Exercise aim: Determine how many lines of the listing contain the word "shown". The reply is that number alone.

Records provided:
# Gregor-Mendel-Institute/SNPmatch

Measured on AMD Instinct MI355X. Metric: accession×SNP comparisons/sec (whole node); achieved HBM GB/s vs peak, higher is better.
Workload: dtype f64

## Files before the change

include/snpmatch_hip.h:

```cpp
#ifndef SNPMATCH_HIP_H
#define SNPMATCH_HIP_H

#include <stdint.h>

#ifdef __cplusplus
extern "C" {
#endif

#define SNPM_OK            0
#define SNPM_ERR_BADARG   -1
#define SNPM_ERR_HIP      -2
#define SNPM_ERR_OOM      -3
#define SNPM_ERR_STATE    -4
#define SNPM_ERR_DOMAIN   -5
#define SNPM_ERR_RCCL     -6

#define SNPM_MODE_EXACT   0
#define SNPM_MODE_STRICT  1
#define SNPM_MODE_FAST    2

typedef struct snpm_ctx   snpm_ctx;
typedef struct snpm_panel snpm_panel;
typedef struct snpm_query snpm_query;
typedef struct snpm_carry snpm_carry;
// ... 108 lines not shown

int snpm_score_dense_host(snpm_ctx *ctx, const int8_t *db, int64_t db_pitch, int64_t n, int64_t n_acc,
                          const double *wei, int skip_hets, double *score, int64_t *ninfo);

int snpm_likelihood(snpm_ctx *ctx, const double *y, const int64_t *n, int64_t m, int64_t len,
                    int truncate, double amin_or_nan, double *lik, double *lrt);
int snpm_likelihood_device(snpm_ctx *ctx, const void *d_y, const void *d_n, int64_t m, int64_t len,
                           int truncate, double amin_or_nan, void *d_lik, void *d_lrt, int *domain_error);

int snpm_binom_identity(snpm_ctx *ctx, const double *x, const int64_t *n, int64_t len, double error_rate,
                        double pthres, int64_t *out, double *sf);
int snpm_binom_sf_host(const double *k, const double *n, int64_t len, double p, double *sf);

int snpm_intersect_sorted(const int64_t *a, int64_t na, const int64_t *b, int64_t nb, int64_t *ia, int64_t *ib,
                          int64_t *n_out);
int snpm_intersect_sorted_search(const int64_t *a, int64_t na, const int64_t *b, int64_t nb, int64_t *ia, int64_t *ib,
                                 int64_t *n_out);
int snpm_panel_segregating(snpm_panel *panel, const int32_t *cols, int64_t ncols, uint8_t *mask);
int snpm_panel_segregating_first(snpm_panel *panel, const int32_t *cols, int64_t ncols, uint8_t *mask, uint8_t *first);
int snpm_query_gather_columns(snpm_query *query, const int32_t *acc_idx, int ncols, uint8_t *codes);
int snpm_query_f1_pairs(snpm_query *query, const int32_t *acc_idx, int n_sel, double *score, int64_t *ninfo);

int snpm_debug_stream_read(snpm_panel *panel, int64_t *bytes_read);
int snpm_profile_enable(snpm_ctx *ctx, int on);
int snpm_profile_reset(snpm_ctx *ctx);
int snpm_profile_read(snpm_ctx *ctx, const char *kernel, int64_t *launches, double *total_ms);

typedef struct snpm_vcf snpm_vcf;
int snpm_vcf_parse(const char *path, int sample_index, snpm_vcf **out);
int snpm_vcf_dims(const snpm_vcf *vcf, int64_t *n_records, int *chr_width, int *gt_width, int *flags, int *n_samples);
int snpm_vcf_fill(const snpm_vcf *vcf, char *chr, int64_t *pos, char *gt, double *pl, int64_t *dp);
int snpm_vcf_fill_u32(const snpm_vcf *vcf, uint32_t *chr, int64_t *pos, uint32_t *gt, double *pl, int64_t *dp, uint8_t *called);
const char *snpm_vcf_sample_name(const snpm_vcf *vcf, int i);
int snpm_vcf_free(snpm_vcf *vcf);

typedef struct snpm_h5 snpm_h5;
int snpm_h5_open(const char *path, snpm_h5 **out);
int snpm_h5_close(snpm_h5 *file);
const char *snpm_h5_last_error(const snpm_h5 *file);
int snpm_h5_list(snpm_h5 *file, const char *group, char *buf, int64_t cap, int64_t *needed);
int snpm_h5_info(snpm_h5 *file, const char *path, const char *attr, int *kind, int *rank, int64_t *dims, int *type_class,
                 int *elem_size, int *is_signed, int64_t *chunk, int *n_attrs);
int snpm_h5_attr_name(snpm_h5 *file, const char *path, int index, char *buf, int64_t cap);
int snpm_h5_read(snpm_h5 *file, const char *path, const char *attr, void *out, int64_t out_bytes);
int snpm_h5_read_rows(snpm_h5 *file, const char *path, const int64_t *row_idx, int64_t file_row0, int64_t nrows, int64_t col0,
                      int64_t ncols, void *out, int64_t out_pitch);
// ... 8 lines not shown
```

snpmatch_amd/_lib.py:

```python
import ctypes as C
import os
import sys

import numpy as np

_HERE = os.path.dirname(os.path.abspath(__file__))
LIB_PATH = os.environ.get("SNPMATCH_HIP_LIB") or os.path.join(_HERE, "libsnpmatch_hip.so")

SNPM_OK = 0
SNPM_ERR_BADARG = -1
SNPM_ERR_HIP = -2
SNPM_ERR_OOM = -3
SNPM_ERR_STATE = -4
SNPM_ERR_DOMAIN = -5
SNPM_ERR_RCCL = -6
GROUP_ID_BYTES = 128
GROUP_LOOPBACK = 1

MODE_EXACT = 0
MODE_STRICT = 1
MODE_FAST = 2
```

Exercise answer: 2